== Data shown ==

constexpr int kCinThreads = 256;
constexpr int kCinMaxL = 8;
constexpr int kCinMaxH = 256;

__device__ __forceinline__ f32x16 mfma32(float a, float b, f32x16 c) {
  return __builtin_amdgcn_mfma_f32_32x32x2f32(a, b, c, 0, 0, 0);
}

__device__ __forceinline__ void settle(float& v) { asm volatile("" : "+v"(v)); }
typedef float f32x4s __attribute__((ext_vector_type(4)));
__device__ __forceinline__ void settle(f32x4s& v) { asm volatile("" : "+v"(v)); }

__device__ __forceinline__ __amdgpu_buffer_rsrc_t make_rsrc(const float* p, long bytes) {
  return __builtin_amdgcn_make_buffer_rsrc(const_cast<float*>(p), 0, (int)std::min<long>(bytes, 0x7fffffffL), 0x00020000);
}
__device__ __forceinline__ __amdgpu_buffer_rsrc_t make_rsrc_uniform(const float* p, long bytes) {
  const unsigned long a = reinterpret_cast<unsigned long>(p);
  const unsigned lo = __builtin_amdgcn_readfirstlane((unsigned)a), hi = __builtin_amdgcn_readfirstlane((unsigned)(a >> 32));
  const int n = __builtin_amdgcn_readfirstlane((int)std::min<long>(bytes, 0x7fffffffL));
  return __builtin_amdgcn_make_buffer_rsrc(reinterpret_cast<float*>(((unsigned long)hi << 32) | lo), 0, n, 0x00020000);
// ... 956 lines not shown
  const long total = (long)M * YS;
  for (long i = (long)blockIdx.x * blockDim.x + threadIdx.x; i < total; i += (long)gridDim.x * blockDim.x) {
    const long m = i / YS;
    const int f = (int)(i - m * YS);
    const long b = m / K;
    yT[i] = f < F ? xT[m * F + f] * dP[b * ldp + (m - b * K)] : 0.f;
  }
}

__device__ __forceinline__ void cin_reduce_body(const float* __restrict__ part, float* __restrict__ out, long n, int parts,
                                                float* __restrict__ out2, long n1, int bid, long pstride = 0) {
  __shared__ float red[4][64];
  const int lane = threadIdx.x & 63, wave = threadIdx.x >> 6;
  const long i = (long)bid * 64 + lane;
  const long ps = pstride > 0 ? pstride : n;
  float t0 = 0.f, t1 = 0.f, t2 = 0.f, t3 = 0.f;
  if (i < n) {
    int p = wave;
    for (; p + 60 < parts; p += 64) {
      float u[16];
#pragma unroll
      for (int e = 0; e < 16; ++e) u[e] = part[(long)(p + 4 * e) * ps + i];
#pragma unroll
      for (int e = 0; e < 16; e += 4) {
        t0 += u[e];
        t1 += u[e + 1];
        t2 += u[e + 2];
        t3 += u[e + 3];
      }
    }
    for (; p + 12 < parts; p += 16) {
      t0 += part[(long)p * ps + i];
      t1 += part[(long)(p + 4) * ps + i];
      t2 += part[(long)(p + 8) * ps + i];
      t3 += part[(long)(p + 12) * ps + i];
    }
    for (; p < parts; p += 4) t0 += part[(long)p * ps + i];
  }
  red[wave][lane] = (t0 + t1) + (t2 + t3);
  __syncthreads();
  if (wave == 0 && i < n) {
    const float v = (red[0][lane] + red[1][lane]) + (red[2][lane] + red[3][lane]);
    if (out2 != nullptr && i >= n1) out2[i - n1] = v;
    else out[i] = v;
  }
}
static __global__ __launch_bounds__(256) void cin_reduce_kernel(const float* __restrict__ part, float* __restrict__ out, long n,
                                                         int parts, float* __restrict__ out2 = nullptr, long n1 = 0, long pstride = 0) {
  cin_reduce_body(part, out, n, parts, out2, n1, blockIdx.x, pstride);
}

===
== Data shown ==

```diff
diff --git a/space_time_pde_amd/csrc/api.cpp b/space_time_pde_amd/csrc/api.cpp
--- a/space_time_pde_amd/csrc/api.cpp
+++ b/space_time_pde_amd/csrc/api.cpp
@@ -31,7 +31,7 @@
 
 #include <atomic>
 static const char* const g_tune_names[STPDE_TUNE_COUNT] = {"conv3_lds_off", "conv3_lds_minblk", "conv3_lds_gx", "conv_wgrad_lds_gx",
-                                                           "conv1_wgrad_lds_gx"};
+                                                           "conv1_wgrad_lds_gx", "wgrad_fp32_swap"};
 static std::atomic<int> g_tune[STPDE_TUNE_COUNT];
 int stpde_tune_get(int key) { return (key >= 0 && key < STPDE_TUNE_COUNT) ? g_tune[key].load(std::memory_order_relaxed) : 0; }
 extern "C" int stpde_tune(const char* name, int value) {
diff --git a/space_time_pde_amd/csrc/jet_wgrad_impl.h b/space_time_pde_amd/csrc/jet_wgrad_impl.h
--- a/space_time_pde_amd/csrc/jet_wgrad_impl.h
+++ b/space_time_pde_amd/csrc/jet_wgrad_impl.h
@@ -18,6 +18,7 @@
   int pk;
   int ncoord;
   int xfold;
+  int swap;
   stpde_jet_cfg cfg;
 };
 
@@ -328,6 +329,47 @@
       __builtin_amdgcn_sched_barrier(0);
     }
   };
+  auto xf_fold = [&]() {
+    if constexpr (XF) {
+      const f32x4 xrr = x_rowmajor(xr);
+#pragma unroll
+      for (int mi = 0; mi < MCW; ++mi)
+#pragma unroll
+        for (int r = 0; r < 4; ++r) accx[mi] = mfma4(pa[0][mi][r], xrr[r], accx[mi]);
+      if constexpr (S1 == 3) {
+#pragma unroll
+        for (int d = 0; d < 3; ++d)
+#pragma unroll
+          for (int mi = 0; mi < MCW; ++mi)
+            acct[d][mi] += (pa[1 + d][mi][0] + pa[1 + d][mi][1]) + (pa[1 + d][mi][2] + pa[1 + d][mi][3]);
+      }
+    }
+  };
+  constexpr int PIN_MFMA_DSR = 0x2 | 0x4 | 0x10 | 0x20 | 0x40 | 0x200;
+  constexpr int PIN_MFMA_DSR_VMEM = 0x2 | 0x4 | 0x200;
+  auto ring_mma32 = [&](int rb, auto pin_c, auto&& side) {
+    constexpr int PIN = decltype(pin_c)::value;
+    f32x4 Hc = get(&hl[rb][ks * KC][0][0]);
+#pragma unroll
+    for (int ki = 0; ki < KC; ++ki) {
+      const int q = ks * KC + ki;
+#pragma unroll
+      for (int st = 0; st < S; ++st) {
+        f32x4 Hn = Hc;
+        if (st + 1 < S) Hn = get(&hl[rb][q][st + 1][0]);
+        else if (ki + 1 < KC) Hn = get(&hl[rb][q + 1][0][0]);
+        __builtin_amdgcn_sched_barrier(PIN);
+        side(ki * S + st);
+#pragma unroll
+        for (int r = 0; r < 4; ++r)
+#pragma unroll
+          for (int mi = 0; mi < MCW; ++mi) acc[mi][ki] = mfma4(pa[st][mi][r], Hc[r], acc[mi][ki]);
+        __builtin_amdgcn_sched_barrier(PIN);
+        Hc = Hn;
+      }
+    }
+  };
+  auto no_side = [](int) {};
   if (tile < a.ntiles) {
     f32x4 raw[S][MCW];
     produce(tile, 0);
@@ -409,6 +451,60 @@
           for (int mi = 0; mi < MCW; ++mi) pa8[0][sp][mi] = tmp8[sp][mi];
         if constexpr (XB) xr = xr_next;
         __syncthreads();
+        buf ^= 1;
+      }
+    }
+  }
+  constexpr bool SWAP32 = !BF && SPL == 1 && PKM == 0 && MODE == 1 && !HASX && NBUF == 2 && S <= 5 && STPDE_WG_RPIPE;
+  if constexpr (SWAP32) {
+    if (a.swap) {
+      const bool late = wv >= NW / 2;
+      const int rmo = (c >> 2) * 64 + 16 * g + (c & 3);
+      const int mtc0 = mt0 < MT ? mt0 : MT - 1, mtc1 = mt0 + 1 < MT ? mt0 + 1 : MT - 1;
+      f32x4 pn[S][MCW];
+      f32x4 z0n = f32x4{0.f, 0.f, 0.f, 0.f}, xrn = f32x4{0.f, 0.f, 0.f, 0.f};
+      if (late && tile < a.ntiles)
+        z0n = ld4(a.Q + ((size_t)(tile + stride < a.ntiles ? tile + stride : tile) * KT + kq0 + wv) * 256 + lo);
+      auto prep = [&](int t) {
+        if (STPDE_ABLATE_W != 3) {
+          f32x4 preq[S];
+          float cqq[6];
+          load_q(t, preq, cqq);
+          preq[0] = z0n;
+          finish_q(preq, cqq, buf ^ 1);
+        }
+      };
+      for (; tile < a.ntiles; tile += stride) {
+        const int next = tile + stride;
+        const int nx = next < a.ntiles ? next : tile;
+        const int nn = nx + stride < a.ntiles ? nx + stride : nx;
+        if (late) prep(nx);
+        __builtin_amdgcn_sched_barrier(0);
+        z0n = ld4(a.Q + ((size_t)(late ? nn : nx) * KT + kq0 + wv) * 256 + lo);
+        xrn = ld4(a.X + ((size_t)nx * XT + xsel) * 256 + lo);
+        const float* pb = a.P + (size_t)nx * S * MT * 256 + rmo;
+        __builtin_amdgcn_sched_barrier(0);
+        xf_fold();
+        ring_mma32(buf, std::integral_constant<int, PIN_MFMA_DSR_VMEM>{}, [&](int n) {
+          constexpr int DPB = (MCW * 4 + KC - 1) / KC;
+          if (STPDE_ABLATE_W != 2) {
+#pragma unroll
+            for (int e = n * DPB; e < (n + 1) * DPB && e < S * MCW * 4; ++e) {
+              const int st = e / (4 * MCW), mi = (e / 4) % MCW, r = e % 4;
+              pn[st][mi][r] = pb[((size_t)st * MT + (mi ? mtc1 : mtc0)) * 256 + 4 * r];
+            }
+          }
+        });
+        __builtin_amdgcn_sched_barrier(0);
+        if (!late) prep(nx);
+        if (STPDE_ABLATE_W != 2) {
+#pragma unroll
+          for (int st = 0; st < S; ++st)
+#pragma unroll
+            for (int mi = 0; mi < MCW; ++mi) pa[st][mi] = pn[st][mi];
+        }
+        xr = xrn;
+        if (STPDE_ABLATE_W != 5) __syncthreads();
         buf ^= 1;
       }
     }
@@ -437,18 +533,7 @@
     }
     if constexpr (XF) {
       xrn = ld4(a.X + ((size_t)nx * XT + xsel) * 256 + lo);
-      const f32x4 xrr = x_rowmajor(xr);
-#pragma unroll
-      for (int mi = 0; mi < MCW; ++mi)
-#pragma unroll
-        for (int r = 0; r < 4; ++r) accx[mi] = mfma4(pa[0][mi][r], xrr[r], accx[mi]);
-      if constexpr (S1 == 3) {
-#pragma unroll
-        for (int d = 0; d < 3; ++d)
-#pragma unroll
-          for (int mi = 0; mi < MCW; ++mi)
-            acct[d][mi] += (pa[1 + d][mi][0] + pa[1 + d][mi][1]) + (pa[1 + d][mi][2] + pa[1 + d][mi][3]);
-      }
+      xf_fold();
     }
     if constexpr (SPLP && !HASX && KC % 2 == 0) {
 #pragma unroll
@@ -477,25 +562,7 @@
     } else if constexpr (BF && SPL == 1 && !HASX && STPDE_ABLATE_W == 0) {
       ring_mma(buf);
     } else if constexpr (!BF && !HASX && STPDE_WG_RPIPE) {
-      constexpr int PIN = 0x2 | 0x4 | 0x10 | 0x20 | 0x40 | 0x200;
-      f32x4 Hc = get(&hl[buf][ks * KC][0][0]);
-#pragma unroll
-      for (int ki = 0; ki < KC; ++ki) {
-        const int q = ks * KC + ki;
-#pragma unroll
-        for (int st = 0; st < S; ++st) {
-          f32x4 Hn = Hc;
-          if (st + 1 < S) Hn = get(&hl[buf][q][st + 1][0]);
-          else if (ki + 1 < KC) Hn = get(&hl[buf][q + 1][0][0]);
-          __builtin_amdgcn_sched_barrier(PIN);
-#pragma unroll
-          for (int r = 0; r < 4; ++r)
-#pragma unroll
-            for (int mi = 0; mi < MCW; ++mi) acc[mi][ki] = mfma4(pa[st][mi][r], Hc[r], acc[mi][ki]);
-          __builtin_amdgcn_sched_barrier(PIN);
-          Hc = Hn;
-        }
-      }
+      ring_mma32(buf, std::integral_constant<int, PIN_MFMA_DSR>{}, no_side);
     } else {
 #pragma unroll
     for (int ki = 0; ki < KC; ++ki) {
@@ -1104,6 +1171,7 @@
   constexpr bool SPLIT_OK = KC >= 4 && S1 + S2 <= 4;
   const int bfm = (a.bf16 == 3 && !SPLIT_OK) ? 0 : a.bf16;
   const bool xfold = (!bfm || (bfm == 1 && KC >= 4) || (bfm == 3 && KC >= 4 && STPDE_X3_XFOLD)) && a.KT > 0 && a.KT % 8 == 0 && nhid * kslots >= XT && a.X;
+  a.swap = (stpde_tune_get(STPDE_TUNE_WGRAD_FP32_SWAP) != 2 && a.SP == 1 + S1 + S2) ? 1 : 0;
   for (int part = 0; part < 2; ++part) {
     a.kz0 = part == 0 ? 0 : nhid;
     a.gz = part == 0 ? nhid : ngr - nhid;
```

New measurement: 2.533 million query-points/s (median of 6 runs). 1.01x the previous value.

===
== Data shown ==

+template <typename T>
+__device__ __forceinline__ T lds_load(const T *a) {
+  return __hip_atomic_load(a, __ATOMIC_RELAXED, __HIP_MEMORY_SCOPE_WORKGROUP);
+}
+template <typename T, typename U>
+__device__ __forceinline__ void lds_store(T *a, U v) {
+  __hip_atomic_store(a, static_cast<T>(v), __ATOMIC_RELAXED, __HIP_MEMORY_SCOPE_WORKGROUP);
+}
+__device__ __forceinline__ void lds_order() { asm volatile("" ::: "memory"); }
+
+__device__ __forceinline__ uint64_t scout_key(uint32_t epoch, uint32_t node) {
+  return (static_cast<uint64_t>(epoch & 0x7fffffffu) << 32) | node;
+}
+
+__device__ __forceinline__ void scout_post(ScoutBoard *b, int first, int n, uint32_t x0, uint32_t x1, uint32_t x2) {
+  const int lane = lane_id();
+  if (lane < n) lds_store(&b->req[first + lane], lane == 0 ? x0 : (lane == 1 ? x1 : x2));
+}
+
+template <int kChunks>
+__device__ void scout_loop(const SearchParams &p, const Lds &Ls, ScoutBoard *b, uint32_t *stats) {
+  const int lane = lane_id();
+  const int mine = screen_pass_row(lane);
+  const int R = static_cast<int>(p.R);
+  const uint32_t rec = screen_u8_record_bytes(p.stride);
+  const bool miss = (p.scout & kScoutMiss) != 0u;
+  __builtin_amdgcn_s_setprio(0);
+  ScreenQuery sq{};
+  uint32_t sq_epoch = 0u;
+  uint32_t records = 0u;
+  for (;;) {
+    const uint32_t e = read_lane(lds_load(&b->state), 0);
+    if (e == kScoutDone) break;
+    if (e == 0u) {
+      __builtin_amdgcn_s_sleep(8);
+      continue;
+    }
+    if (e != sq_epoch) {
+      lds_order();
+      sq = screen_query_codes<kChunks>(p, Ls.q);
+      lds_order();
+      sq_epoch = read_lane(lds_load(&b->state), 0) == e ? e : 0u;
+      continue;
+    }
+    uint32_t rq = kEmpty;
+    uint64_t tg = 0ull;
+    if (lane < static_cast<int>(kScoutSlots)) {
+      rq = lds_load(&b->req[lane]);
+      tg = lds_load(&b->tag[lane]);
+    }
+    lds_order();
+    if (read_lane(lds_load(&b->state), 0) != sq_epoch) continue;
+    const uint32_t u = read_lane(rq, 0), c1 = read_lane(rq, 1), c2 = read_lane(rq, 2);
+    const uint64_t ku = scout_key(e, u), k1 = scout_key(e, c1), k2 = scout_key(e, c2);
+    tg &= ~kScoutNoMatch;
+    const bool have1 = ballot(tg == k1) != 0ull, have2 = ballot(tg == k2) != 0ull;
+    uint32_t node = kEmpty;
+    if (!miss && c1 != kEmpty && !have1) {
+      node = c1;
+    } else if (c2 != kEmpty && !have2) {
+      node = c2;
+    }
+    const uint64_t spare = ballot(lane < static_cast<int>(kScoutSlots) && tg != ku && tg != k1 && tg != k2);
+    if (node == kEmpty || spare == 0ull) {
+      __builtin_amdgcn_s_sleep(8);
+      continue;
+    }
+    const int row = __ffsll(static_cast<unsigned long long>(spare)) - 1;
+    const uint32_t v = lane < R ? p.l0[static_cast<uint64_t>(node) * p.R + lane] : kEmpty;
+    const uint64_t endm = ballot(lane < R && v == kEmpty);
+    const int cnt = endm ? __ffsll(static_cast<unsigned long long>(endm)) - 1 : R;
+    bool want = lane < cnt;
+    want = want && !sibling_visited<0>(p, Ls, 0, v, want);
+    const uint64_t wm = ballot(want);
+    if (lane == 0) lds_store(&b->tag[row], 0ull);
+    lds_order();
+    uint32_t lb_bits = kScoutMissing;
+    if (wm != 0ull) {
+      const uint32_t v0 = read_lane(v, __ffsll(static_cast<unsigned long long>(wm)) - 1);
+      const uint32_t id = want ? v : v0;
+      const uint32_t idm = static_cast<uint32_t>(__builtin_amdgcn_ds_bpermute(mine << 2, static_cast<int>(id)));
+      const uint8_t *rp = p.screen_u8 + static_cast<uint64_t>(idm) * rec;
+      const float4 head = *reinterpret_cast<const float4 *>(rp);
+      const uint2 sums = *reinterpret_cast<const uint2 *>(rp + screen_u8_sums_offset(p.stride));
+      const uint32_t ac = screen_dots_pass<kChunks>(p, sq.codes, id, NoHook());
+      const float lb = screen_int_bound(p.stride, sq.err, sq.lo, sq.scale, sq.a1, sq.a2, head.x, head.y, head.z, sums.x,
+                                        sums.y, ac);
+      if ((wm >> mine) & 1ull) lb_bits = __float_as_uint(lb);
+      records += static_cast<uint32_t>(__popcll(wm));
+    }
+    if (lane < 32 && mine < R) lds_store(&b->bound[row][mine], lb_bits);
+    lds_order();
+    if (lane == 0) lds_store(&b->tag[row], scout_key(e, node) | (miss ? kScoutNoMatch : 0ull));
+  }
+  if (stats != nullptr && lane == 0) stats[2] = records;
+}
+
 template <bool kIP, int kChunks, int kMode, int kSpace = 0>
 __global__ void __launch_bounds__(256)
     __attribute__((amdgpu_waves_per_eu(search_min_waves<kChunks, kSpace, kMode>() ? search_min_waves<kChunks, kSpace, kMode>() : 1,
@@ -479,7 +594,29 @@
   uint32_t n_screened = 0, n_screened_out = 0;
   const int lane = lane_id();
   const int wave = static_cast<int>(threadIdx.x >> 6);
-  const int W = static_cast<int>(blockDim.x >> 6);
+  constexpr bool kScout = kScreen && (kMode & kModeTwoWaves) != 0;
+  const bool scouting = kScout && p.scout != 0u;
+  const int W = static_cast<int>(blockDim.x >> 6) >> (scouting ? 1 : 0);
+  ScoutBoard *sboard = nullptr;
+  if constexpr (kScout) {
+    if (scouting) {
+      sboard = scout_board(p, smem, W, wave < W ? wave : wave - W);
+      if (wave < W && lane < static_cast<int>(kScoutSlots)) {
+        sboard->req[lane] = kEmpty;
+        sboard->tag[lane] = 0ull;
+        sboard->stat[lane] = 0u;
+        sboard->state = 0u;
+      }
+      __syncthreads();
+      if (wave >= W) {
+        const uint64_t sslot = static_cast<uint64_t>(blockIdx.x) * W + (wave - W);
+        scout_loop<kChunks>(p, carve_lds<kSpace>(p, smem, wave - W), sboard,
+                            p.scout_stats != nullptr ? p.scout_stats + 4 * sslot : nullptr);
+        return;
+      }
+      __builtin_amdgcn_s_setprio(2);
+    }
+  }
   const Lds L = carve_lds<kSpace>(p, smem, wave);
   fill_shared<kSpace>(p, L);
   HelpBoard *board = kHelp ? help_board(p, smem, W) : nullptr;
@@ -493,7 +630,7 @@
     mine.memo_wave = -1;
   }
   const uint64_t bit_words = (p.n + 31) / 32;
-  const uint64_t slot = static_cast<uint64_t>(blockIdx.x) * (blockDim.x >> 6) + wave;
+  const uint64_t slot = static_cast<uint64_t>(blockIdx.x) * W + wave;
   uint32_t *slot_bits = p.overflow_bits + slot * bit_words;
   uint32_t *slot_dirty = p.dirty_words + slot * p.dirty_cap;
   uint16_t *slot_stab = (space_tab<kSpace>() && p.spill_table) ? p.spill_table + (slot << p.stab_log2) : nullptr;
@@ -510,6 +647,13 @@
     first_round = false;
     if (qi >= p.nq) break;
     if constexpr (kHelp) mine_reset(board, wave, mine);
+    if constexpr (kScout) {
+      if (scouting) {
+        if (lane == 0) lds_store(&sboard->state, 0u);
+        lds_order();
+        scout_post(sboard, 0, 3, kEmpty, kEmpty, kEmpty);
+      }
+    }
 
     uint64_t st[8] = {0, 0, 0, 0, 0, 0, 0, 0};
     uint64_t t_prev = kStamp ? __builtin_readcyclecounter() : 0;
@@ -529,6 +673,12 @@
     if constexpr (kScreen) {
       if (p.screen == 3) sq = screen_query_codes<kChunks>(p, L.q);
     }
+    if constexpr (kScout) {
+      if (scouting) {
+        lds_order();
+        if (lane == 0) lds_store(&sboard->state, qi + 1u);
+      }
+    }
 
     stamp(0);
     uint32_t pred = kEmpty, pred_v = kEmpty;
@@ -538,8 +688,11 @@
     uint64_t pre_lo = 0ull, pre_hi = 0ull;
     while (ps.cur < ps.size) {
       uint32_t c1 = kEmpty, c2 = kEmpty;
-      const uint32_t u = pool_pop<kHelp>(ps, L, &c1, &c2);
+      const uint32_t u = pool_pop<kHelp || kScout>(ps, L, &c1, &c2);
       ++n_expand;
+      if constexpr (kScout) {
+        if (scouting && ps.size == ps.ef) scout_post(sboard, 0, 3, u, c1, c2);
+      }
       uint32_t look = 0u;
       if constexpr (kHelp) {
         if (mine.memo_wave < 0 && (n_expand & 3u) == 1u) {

===

▸ Task prompt:
Only a number should be given: the count of lines above that contain the word "records".

▸ Task response:
3